Acquisition of kinematic surface fields for the assessment of 3D crystal plasticity numerical simulations

Guillaume Protin [webpage]

Research Engineer @ENSAM/PIMM

November 14, at 13h30 in Amphi A

ABSTRACT

The macroscopic behavior of materials is rooted in their microscopic structures. 

For polycrystalline materials, crystal plasticity models are capable of simulating the mechanical response of large polycrystalline aggregates while maintaining a resolution that allows for intra-granular observation. These models thus enable the study of the effects of microscopic mechanisms on macroscopic behavior. However, their validation must necessarily be carried out through a comparison of experimental and numerical results at the intra-granular scale, for which experimental acquisition is complex.

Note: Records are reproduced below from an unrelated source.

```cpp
int launch_conv_in(const float* x, const float* w, const float* bias, float* out, int batch, int cin, int cout, int h, int w_,
                   hipStream_t stream, float* stats) {
  PF_REQUIRE(!stats || launch_conv_in_stats_tiles(cin, cout, h, w_) > 0, "conv_in: statistics only from the register-weight kernel (cin <= 2, cout == 64)");
  PF_REQUIRE(cout % 4 == 0 && (size_t)cout * cin * 9 * 4 <= 64 * 1024, "conv_in: unsupported channel counts %d->%d", cin, cout);
  const size_t total = (size_t)batch * h * w_ * (cout / 4);
  if (cin <= 2 && cout == 64) {
    const int grid = batch * cdiv(h, 16) * cdiv(w_, 16);
    if (cin == 1) hipLaunchKernelGGL(conv_in_reg_kernel<1>, dim3(grid), dim3(256), 0, stream, x, w, bias, out, batch, h, w_, stats);
    else hipLaunchKernelGGL(conv_in_reg_kernel<2>, dim3(grid), dim3(256), 0, stream, x, w, bias, out, batch, h, w_, stats);
    PF_CHECK_HIP(hipGetLastError());
    return PF_OK;
  }
  const int grid = (int)min((size_t)4096, (total + 255) / 256);
  hipLaunchKernelGGL(conv_in_kernel, dim3(grid), dim3(256), (size_t)cout * cin * 9 * sizeof(float), stream, x, w, bias, out, batch,
                     cin, cout, h, w_);
  PF_CHECK_HIP(hipGetLastError());
  return PF_OK;
}

typedef float f32x2_s __attribute__((ext_vector_type(2)));
__device__ __forceinline__ float silu_fast(float v) { return v * __builtin_amdgcn_rcpf(1.0f + __expf(-v)); }

template <int COUT>
__global__ __launch_bounds__(256) void conv_out_kernel(const float* __restrict__ x, const float* __restrict__ sc,
                                                       const float* __restrict__ sh, const float* __restrict__ w,
                                                       const float* __restrict__ bias, float* __restrict__ out, int B, int Cin,
                                                       int H, int W) {
  constexpr int T = 16, TI = T + 2, CK = 16, CP = CK + 4, NPIECE = TI * TI * (CK / 4), NP = (NPIECE + 255) / 256;
  constexpr int NPAIR = COUT / 2, ODD = COUT & 1;
  __shared__ __attribute__((aligned(16))) float sx[TI * TI * CP];
  const int tid = threadIdx.x;
  const int tilesx = (W + T - 1) / T, tilesy = (H + T - 1) / T;
  int bid = blockIdx.x;
  const int tx = bid % tilesx; bid /= tilesx;
  const int ty = bid % tilesy;
  const int b = bid / tilesy;
  const int py = tid / T, px = tid % T;
  const int c4 = tid & 3;
  unsigned goff[NP];
  int soff[NP];
  float keep[NP];
  const unsigned gsafe = (unsigned)(((b * H + min(ty * T, H - 1)) * W + min(tx * T, W - 1)) * Cin) + c4 * 4;
#pragma unroll
  for (int i = 0; i < NP; ++i) {
    const int u = tid + i * 256, pix = u >> 2;
    const int iy = ty * T + pix / TI - 1, ix = tx * T + pix % TI - 1;
    const bool in = u < NPIECE && iy >= 0 && iy < H && ix >= 0 && ix < W;
// ... 632 lines not shown
```

Measured before the change: 206.7 steps/s.

## Keep fused GroupNorm scale/shift in LDS and overlap prologue with halo loads

The fused GroupNorm prologue now also writes the per-channel scale/shift into shared memory, so the conv kernels read them from LDS instead of re-reading the global copy after a block fence. In the Winograd kernel the prologue moves after the first halo and weight loads are issued, overlapping the statistics reduction with memory traffic. The stats reduction gets a dedicated LDS region, which removes a barrier, and uses 128 threads instead of 64. The stats accumulation loop reads 16 timesteps at a time, and conv_in_reg gets launch bounds of 4 and a smaller unroll for multi-channel inputs, at the cost of larger LDS use and register pressure limits.

```diff
diff --git a/polyffusion_amd/csrc/conv_bf16x3.hip b/polyffusion_amd/csrc/conv_bf16x3.hip
--- a/polyffusion_amd/csrc/conv_bf16x3.hip
+++ b/polyffusion_amd/csrc/conv_bf16x3.hip
@@ -238,10 +238,19 @@
   auto gnFused = [&]() {
     if constexpr (PRO == 1 || PRO == 2) {
       if (p.gn_s0) {
-        gn_fused_prologue<KG * NT>(p, b, threadIdx.x, p.Hin * p.Win, reinterpret_cast<double*>(smem_all));
         const int cg = cbeg * BK;
-        vsc = *reinterpret_cast<const f32x4*>(p.sc + (size_t)b * cin + cg + c4 * 4);
-        vsh = *reinterpret_cast<const f32x4*>(p.sh + (size_t)b * cin + cg + c4 * 4);
+        float* rows = reinterpret_cast<float*>(smem_all) + 4 * cin;
+        const bool rows_fit = (size_t)cin * 24 <= (size_t)2 * APLANE * sizeof(x3_t);
+        gn_fused_prologue<KG * NT>(p, b, threadIdx.x, p.Hin * p.Win, reinterpret_cast<double*>(smem_all), rows_fit ? rows : nullptr);
+        if (rows_fit) {
+          vsc = *reinterpret_cast<const f32x4*>(rows + cg + c4 * 4);
+          vsh = *reinterpret_cast<const f32x4*>(rows + cin + cg + c4 * 4);
+          __threadfence_block();
+          __syncthreads();
+        } else {
+          vsc = *reinterpret_cast<const f32x4*>(p.sc + (size_t)b * cin + cg + c4 * 4);
+          vsh = *reinterpret_cast<const f32x4*>(p.sh + (size_t)b * cin + cg + c4 * 4);
+        }
         sc_ready = true;
       }
     }
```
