+          *reinterpret_cast<float4*>(st + 2 * TILE_BYTES + soff) = R.h[j];
+          *reinterpret_cast<float4*>(st + 3 * TILE_BYTES + soff) = R.l[j];
+        }
+        wg::fence_async();
+        wg::bar_arrive(FULL_B(s));
+        load_next(R);
+      }
+    }
+  } else {
+    const int cw = (warp - 4) >> 2, w4 = warp & 3;
+    uint32_t it = 0;
+    float d[64];
+    for (int mt = group; mt < m_tiles; mt += groups) {
+      for (int kb = 0; kb < nkb; ++kb, ++it) {
+        const int s = it % STAGES;
+        wg::bar_wait(FULL_B(s), (it / STAGES) & 1);
+        const uint32_t ahi = wg::s32(sRing + s * STAGE_BYTES) + cw * 64 * 128, alo = ahi + TILE_BYTES;
+        const uint32_t bhi = wg::s32(sRing + s * STAGE_BYTES + 2 * TILE_BYTES);
+        const uint32_t blo = bhi + TILE_BYTES;
+        wg::pin(d);
+        wg::fence();
+#pragma unroll
+        for (int kk = 0; kk < GK / 8; ++kk) {
+          const uint32_t off = kk * 32;
+          wg::mma_ss_n128(d, wg::desc_sw128(ahi + off, SBO), wg::desc_sw128(bhi + off, SBO), (kb | kk) != 0);
+          wg::mma_ss_n128(d, wg::desc_sw128(alo + off, SBO), wg::desc_sw128(bhi + off, SBO), 1);
+          wg::mma_ss_n128(d, wg::desc_sw128(ahi + off, SBO), wg::desc_sw128(blo + off, SBO), 1);
+        }
+        wg::commit();
+        if (kb > 0) {
+          wg::wait<1>();
+          wg::bar_arrive(EMPTY_B((it - 1) % STAGES));
+        }
+      }
+      wg::wait<0>();
+      wg::pin(d);
+      wg::bar_arrive(EMPTY_B((it - 1) % STAGES));
+      epilogue_regs(g, d, mt * GM + 64 * cw + 16 * w4, n0, lane);
+    }
+  }
+}
+
+
+__device__ __forceinline__ void bar_expect_tx(uint32_t bar, uint32_t bytes) {
+  asm volatile("mbarrier.arrive.expect_tx.shared::cta.b64 _, [%0], %1;" ::"r"(bar), "r"(bytes) : "memory");
+}
+__device__ __forceinline__ void tma_load_2d(uint32_t dst, const CUtensorMap* map, int x, int y, uint32_t bar) {
+  asm volatile("cp.async.bulk.tensor.2d.shared::cluster.global.tile.mbarrier::complete_tx::bytes [%0], [%1, {%2, %3}], [%4];"
+               ::"r"(dst), "l"(reinterpret_cast<uint64_t>(map)), "r"(x), "r"(y), "r"(bar) : "memory");
+}
+
+#ifdef CO_GEMM_CLOCKS
+static __constant__ long long* co_gemm_clk;
+#define CO_GCLK(...) __VA_ARGS__
+#else
+#define CO_GCLK(...) ;
+#endif
+
+__global__ void __launch_bounds__(GEMM_THREADS, 1)
+    gemm_k128_kernel(const GemmArgs g, const __grid_constant__ CUtensorMap amap, int m_tiles, int groups) {
+  extern __shared__ __align__(1024) unsigned char smem[];
+  unsigned char* sW = smem;
+  unsigned char* sRing = smem + 2 * KB128 * TILE_BYTES;
+  __shared__ __align__(8) uint64_t bars[2 * RING128];
+  CO_GCLK(__shared__ long long issue_clk[RING128];)
+
+  const int tid = threadIdx.x, warp = tid >> 5, lane = tid & 31;
+  const int n_tile = blockIdx.x % g.n_tiles, group = blockIdx.x / g.n_tiles;
+  const int n0 = n_tile * GN;
+  const uint32_t bar0 = wg::s32(bars);
+  auto FULL_B = [&](int s) { return bar0 + 8 * s; };
+  auto EMPTY_B = [&](int s) { return bar0 + 8 * (RING128 + s); };
+
+  if (tid == 0) {
+    for (int s = 0; s < RING128; ++s) { wg::bar_init(FULL_B(s), 1); wg::bar_init(EMPTY_B(s), 256); }
+    wg::bar_init_fence();
+  }
+  {
     const int r8 = lane & 7, c4 = lane >> 3;
     for (int item = warp; item < KB128 * 32; item += GEMM_THREADS / 32) {
       const int kb = item >> 5, qq = item & 31;
@@ -101,89 +215,132 @@
   __syncthreads();
 
   if (warp < 4) {
-    const int r4 = lane >> 3, c8 = lane & 7;
-    auto load = [&](int mt, int kb, auto& R) {
-#pragma unroll
-      for (int j = 0; j < 8; ++j) {
-        const int lrow = 16 * j + 4 * warp + r4;
-        const int row = mt * GM + lrow;
-        R.a[j] = make_float4(0.f, 0.f, 0.f, 0.f);
-        if (mt < m_tiles && row < g.M)
-          R.a[j] = __ldg(reinterpret_cast<const float4*>(g.A + (size_t)row * g.lda + kb * GK + c8 * 4));
-        if constexpr (!WSTAT) {
-          R.h[j] = R.l[j] = make_float4(0.f, 0.f, 0.f, 0.f);
-          if (mt < m_tiles && n0 + lrow < g.Nout) {
-            R.h[j] = __ldg(reinterpret_cast<const float4*>(g.Whi + (size_t)(n0 + lrow) * g.K + kb * GK + c8 * 4));
-            R.l[j] = __ldg(reinterpret_cast<const float4*>(g.Wlo + (size_t)(n0 + lrow) * g.K + kb * GK + c8 * 4));
+    asm volatile("setmaxnreg.dec.sync.aligned.u32 24;");
+    if (tid == 0) {
+      CO_GCLK(long long c_empty = 0;)
+      uint32_t it = 0;
+      for (int mt = group; mt < m_tiles; mt += groups) {
+        for (int kb = 0; kb < KB128; ++kb, ++it) {
+          const int s = it % RING128;
+          CO_GCLK(const long long c0 = clock64();)
+          wg::bar_wait(EMPTY_B(s), ((it / RING128) & 1) ^ 1);
+          CO_GCLK(const long long c1 = clock64(); c_empty += c1 - c0; issue_clk[s] = c1;)
+          bar_expect_tx(FULL_B(s), TILE_BYTES);
+          tma_load_2d(wg::s32(sRing + s * TILE_BYTES), &amap, kb * GK, mt * GM, FULL_B(s));
+        }
+      }
+      CO_GCLK(co_gemm_clk[8 * blockIdx.x + 1] = c_empty;)
+    }
+  } else {
+    asm volatile("setmaxnreg.inc.sync.aligned.u32 240;");
+    const int cw = (warp - 4) >> 2, w4 = warp & 3, gq = lane >> 2;
+    const unsigned char* afrag = sRing + (8 * cw + 2 * w4) * SBO + gq * 128 + (lane & 3) * 4;
+    const int m_warp = 64 * cw + 16 * w4;
+    CO_GCLK(const bool rec = (tid == 128); long long c_lat = 0, c_full = 0, c_issue = 0, c_retire = 0, c_epi = 0, c_start = 0;
+            long long c_t = 0; int tiles = 0;)
+    uint32_t it = 0;
+    float d0[64], d1[64];
+    auto tile = [&](float (&dc)[64], float (&dp)[64], int mt, bool prev) {
+      CO_GCLK(++tiles;)
+#pragma unroll
+      for (int kb = 0; kb < KB128; ++kb, ++it) {
+        const int s = it % RING128;
+        CO_GCLK(c_t = clock64(); if (c_start == 0) c_start = c_t;)
+        wg::bar_wait(FULL_B(s), (it / RING128) & 1);
+        CO_GCLK(long long c = clock64(); c_full += c - c_t; c_lat += c - issue_clk[s]; c_t = c;)
+        const unsigned char* st = afrag + s * TILE_BYTES;
+        uint32_t bhi = wg::s32(sW + (2 * kb) * TILE_BYTES);
+        asm volatile("" : "+r"(bhi));
+        const uint32_t blo = bhi + TILE_BYTES;
+#pragma unroll
+        for (int kk = 0; kk < GK / 8; ++kk) {
+          uint32_t ah[4], al[4];
+#pragma unroll
+          for (int i = 0; i < 4; ++i) {
+            const float v = *reinterpret_cast<const float*>(st + (i & 1) * SBO + (((2 * kk + (i >> 1)) ^ gq) << 4));
+            const float h = wg::rna_tf32(v);
+            ah[i] = __float_as_uint(h);
+            al[i] = __float_as_uint(v - h);
           }
+          const uint32_t off = kk * 32;
+          if (kk == 0) wg::pin(dc);
+          wg::fence();
+          wg::mma_rs_n128(dc, ah, wg::desc_sw128(bhi + off, SBO), (kb | kk) != 0);
+          wg::mma_rs_n128(dc, al, wg::desc_sw128(bhi + off, SBO), 1);
+          wg::mma_rs_n128(dc, ah, wg::desc_sw128(blo + off, SBO), 1);
+          wg::commit();
+          if (kk == 0) {
+            CO_GCLK(c = clock64(); c_issue += c - c_t; c_t = c;)
+            if (kb > 0 || prev) {
+              wg::wait<1>();
+              wg::bar_arrive(EMPTY_B((it - 1) % RING128));
+            }
+            CO_GCLK(c = clock64(); c_retire += c - c_t; c_t = c;)
+          }
+        }
+        CO_GCLK(c = clock64(); c_issue += c - c_t; c_t = c;)
+        if (prev) {
+          if (kb == 0) wg::pin(dp);
+          epilogue_regs(g, dp, (mt - groups) * GM + m_warp, n0, lane, 4 * kb, 4 * kb + 4);
+          CO_GCLK(c = clock64(); c_epi += c - c_t;)
         }
       }
     };
-    KBlock<WSTAT> R;
-    KBlock<true> Rn;
-    load(group, 0, R);
-    uint32_t it = 0;
-    for (int mt = group; mt < m_tiles; mt += groups) {
-      for (int kb = 0; kb < nkb; ++kb, ++it) {
-        auto load_next = [&](auto& dst) { if (kb + 1 < nkb) load(mt, kb + 1, dst); else load(mt + groups, 0, dst); };
-        if constexpr (WSTAT) load_next(Rn);
-        const int s = it % STAGES;
-        wg::bar_wait(EMPTY_B(s), ((it / STAGES) & 1) ^ 1);
-        unsigned char* st = sRing + s * STAGE_BYTES;
-#pragma unroll
-        for (int j = 0; j < 8; ++j) {
-          const int lrow = 16 * j + 4 * warp + r4;
-          const uint32_t soff = (lrow >> 3) * SBO + (lrow & 7) * 128 + ((c8 ^ (lrow & 7)) << 4);
-          const float4 h = split_hi(R.a[j]);
-          *reinterpret_cast<float4*>(st + soff) = h;
-          *reinterpret_cast<float4*>(st + TILE_BYTES + soff) = sub4(R.a[j], h);
-          if (!WSTAT) {
-            *reinterpret_cast<float4*>(st + 2 * TILE_BYTES + soff) = R.h[j];
-            *reinterpret_cast<float4*>(st + 3 * TILE_BYTES + soff) = R.l[j];
-          }
-        }
-        wg::fence_async();
-        wg::bar_arrive(FULL_B(s));
-        if constexpr (WSTAT) R = Rn; else load_next(R);
-      }
-    }
-  } else {
-    const int cw = (warp - 4) >> 2, w4 = warp & 3;
-    uint32_t it = 0;
-    float d[64];
-    for (int mt = group; mt < m_tiles; mt += groups) {
-      for (int kb = 0; kb < nkb; ++kb, ++it) {
-        const int s = it % STAGES;
-        wg::bar_wait(FULL_B(s), (it / STAGES) & 1);
-        const uint32_t ahi = wg::s32(sRing + s * STAGE_BYTES) + cw * 64 * 128, alo = ahi + TILE_BYTES;
-        const uint32_t bhi = WSTAT ? wg::s32(sW + (2 * kb) * TILE_BYTES) : wg::s32(sRing + s * STAGE_BYTES + 2 * TILE_BYTES);
-        const uint32_t blo = bhi + TILE_BYTES;
-        wg::pin(d);
-        wg::fence();
-#pragma unroll
-        for (int kk = 0; kk < GK / 8; ++kk) {
-          const uint32_t off = kk * 32;
-          wg::mma_ss_n128(d, wg::desc_sw128(ahi + off, SBO), wg::desc_sw128(bhi + off, SBO), (kb | kk) != 0);
-          wg::mma_ss_n128(d, wg::desc_sw128(alo + off, SBO), wg::desc_sw128(bhi + off, SBO), 1);
-          wg::mma_ss_n128(d, wg::desc_sw128(ahi + off, SBO), wg::desc_sw128(blo + off, SBO), 1);
-        }
-        wg::commit();
-        if (kb > 0) {
-          wg::wait<1>();
-          wg::bar_arrive(EMPTY_B((it - 1) % STAGES));
-        }
-      }
+    auto last = [&](float (&dl)[64], int mt) {
       wg::wait<0>();
-      wg::pin(d);
-      wg::bar_arrive(EMPTY_B((it - 1) % STAGES));
-      epilogue_regs(g, d, mt * GM + 64 * cw + 16 * w4, n0, lane);
-    }
-  }
+      CO_GCLK(const long long c = clock64(); c_retire += c - c_t; c_t = c;)
+      wg::pin(dl);
+      epilogue_regs(g, dl, mt * GM + m_warp, n0, lane);
+    };
+    int mt = group;
+    if (mt < m_tiles) {
+      tile(d0, d1, mt, false);
+      for (;;) {
+        if (mt + groups >= m_tiles) { last(d0, mt); break; }
+        mt += groups;
+        tile(d1, d0, mt, true);
+        if (mt + groups >= m_tiles) { last(d1, mt); break; }
+        mt += groups;
+        tile(d0, d1, mt, true);
+      }
+    }
+    CO_GCLK(if (rec) {
+      const long long c = clock64();
+      long long* o = co_gemm_clk + 8 * blockIdx.x;
+      o[0] = tiles; o[2] = c_lat; o[3] = c_full; o[4] = c_issue; o[5] = c_retire; o[6] = c_epi + (c - c_t); o[7] = c - c_start;
+    })
+  }
+}
+
+static int encode_a_map(CUtensorMap* map, const float* A, int M, int K, int lda) {
+  static const PFN_cuTensorMapEncodeTiled_v12000 encode = []() -> PFN_cuTensorMapEncodeTiled_v12000 {
+    void* fn = nullptr;
+    cudaDriverEntryPointQueryResult q;
+    if (cudaGetDriverEntryPointByVersion("cuTensorMapEncodeTiled", &fn, 12000, cudaEnableDefault, &q) != cudaSuccess ||
+        q != cudaDriverEntryPointSuccess)
+      return nullptr;
+    return reinterpret_cast<PFN_cuTensorMapEncodeTiled_v12000>(fn);
+  }();
+  if (!encode) return fail(CO_ERR_CUDA, "co_gemm_tf32x3: cuTensorMapEncodeTiled is not available%s");
+  const cuuint64_t dims[2] = {(cuuint64_t)K, (cuuint64_t)M};
+  const cuuint64_t strides[1] = {(cuuint64_t)lda * sizeof(float)};
+  const cuuint32_t box[2] = {GK, GM}, estr[2] = {1, 1};
+  const CUresult r = encode(map, CU_TENSOR_MAP_DATA_TYPE_FLOAT32, 2, const_cast<float*>(A), dims, strides, box, estr,
+                            CU_TENSOR_MAP_INTERLEAVE_NONE, CU_TENSOR_MAP_SWIZZLE_128B, CU_TENSOR_MAP_L2_PROMOTION_L2_256B,
+                            CU_TENSOR_MAP_FLOAT_OOB_FILL_NONE);
+  if (r != CUDA_SUCCESS) return fail(CO_ERR_CUDA, "co_gemm_tf32x3: cuTensorMapEncodeTiled failed%s (CUresult %lld)", "", (long long)r);
+  return CO_OK;
 }
 
 }
 
 using namespace co;
+
+#ifdef CO_GEMM_CLOCKS
+extern "C" int co_gemm_clocks_set(void* buf) {
+  return cudaMemcpyToSymbol(co::co_gemm_clk, &buf, sizeof(buf)) == cudaSuccess ? 0 : 1;
+}
+#endif
 
 extern "C" int co_split_tf32(const float* w, float* hi, float* lo, long n, void* stream) {
   if (!w || !hi || !lo || n < 0) return fail(CO_ERR_BAD_ARG, "co_split_tf32: bad argument%s");
@@ -195,33 +352,36 @@
 extern "C" int co_gemm_tf32x3(const float* A, const float* Whi, const float* Wlo, float* C, const float* bias,
                               const float* residual, const float* scale, const float* shift, int M, int Nout, int K,
                               int lda, int ldc, int ldr, int relu, void* stream) {
-  if (!A || !Whi || !Wlo || !C) return fail(CO_ERR_BAD_ARG, "co_gemm_tf32x3: null pointer%s");
   if (M < 0 || Nout <= 0 || K <= 0) return fail(CO_ERR_BAD_ARG, "co_gemm_tf32x3: bad shape%s");
   if ((K % GK) || (Nout % 4) || (lda % 4) || (ldc % 4) || (residual && (ldr % 4)))
     return fail(CO_ERR_UNSUPPORTED, "co_gemm_tf32x3: K %% 32, Nout %% 4 and 16-byte row strides required%s");
   if ((scale == nullptr) != (shift == nullptr)) return fail(CO_ERR_BAD_ARG, "co_gemm_tf32x3: scale and shift go together%s");
+  if (M == 0) return CO_OK;
+  if (!A || !Whi || !Wlo || !C) return fail(CO_ERR_BAD_ARG, "co_gemm_tf32x3: null pointer%s");
   if (((uintptr_t)A | (uintptr_t)Whi | (uintptr_t)Wlo | (uintptr_t)C | (uintptr_t)bias | (uintptr_t)residual |
        (uintptr_t)scale | (uintptr_t)shift) & 15)
     return fail(CO_ERR_BAD_ARG, "co_gemm_tf32x3: pointers must be 16-byte aligned%s");
-  if (M == 0) return CO_OK;
   GemmArgs g{A, Whi, Wlo, C, bias, residual, scale, shift, M, Nout, K, lda, ldc, ldr, relu, (Nout + GN - 1) / GN};
   const int m_tiles = (M + GM - 1) / GM;
   if ((long)m_tiles * g.n_tiles > 0x7fffffffL) return fail(CO_ERR_UNSUPPORTED, "co_gemm_tf32x3: too many tiles%s");
   static PerDeviceOnce once;
   bool& configured = once.flag();
   if (!configured) {
-    cudaError_t e = cudaFuncSetAttribute(gemm_tf32x3_kernel<true>, cudaFuncAttributeMaxDynamicSharedMemorySize, GEMM_SMEM);
+    cudaError_t e = cudaFuncSetAttribute(gemm_k128_kernel, cudaFuncAttributeMaxDynamicSharedMemorySize, GEMM128_SMEM);
     if (e == cudaSuccess)
-      e = cudaFuncSetAttribute(gemm_tf32x3_kernel<false>, cudaFuncAttributeMaxDynamicSharedMemorySize, STAGES * 4 * TILE_BYTES);
+      e = cudaFuncSetAttribute(gemm_tf32x3_kernel, cudaFuncAttributeMaxDynamicSharedMemorySize, GEMM_SMEM);
     if (e != cudaSuccess) return fail(CO_ERR_CUDA, "co_gemm_tf32x3: smem attribute: %s", cudaGetErrorString(e));
     configured = true;
   }
   int groups = device_info().sm_count / g.n_tiles;
   if (groups < 1) groups = 1;
   if (groups > m_tiles) groups = m_tiles;
-  if (K == GK * KB128)
-    gemm_tf32x3_kernel<true><<<groups * g.n_tiles, GEMM_THREADS, GEMM_SMEM, (cudaStream_t)stream>>>(g, m_tiles, groups);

This presentation will outline a methodology for validating crystal plasticity models by comparing experimental and numerical surface strain fields during tensile tests (0-3.5% strain) on near-pure iron and Inconel 718. Experimental strain fields are obtained through Digital Image Correlation (DIC) acquired by Scanning Electron Microscopy (SEM) (displacement resolution of approximately 1.5 nm, field of view of 400 x 400 μm² , over 100 grains), along with crystallographic information obtained through Electron Backscatter Diffraction (EBSD). The comparison highlights the ability of the models to produce a satisfactory statistical distribution. However, the grain-by-grain analysis reveals the complexity of obtaining accurate local responses.

This work serves as an example demonstrating the value of coupling electron microscopy and digital image correlation for the quantitative analysis of complex mechanisms at micro- to nanometer scales.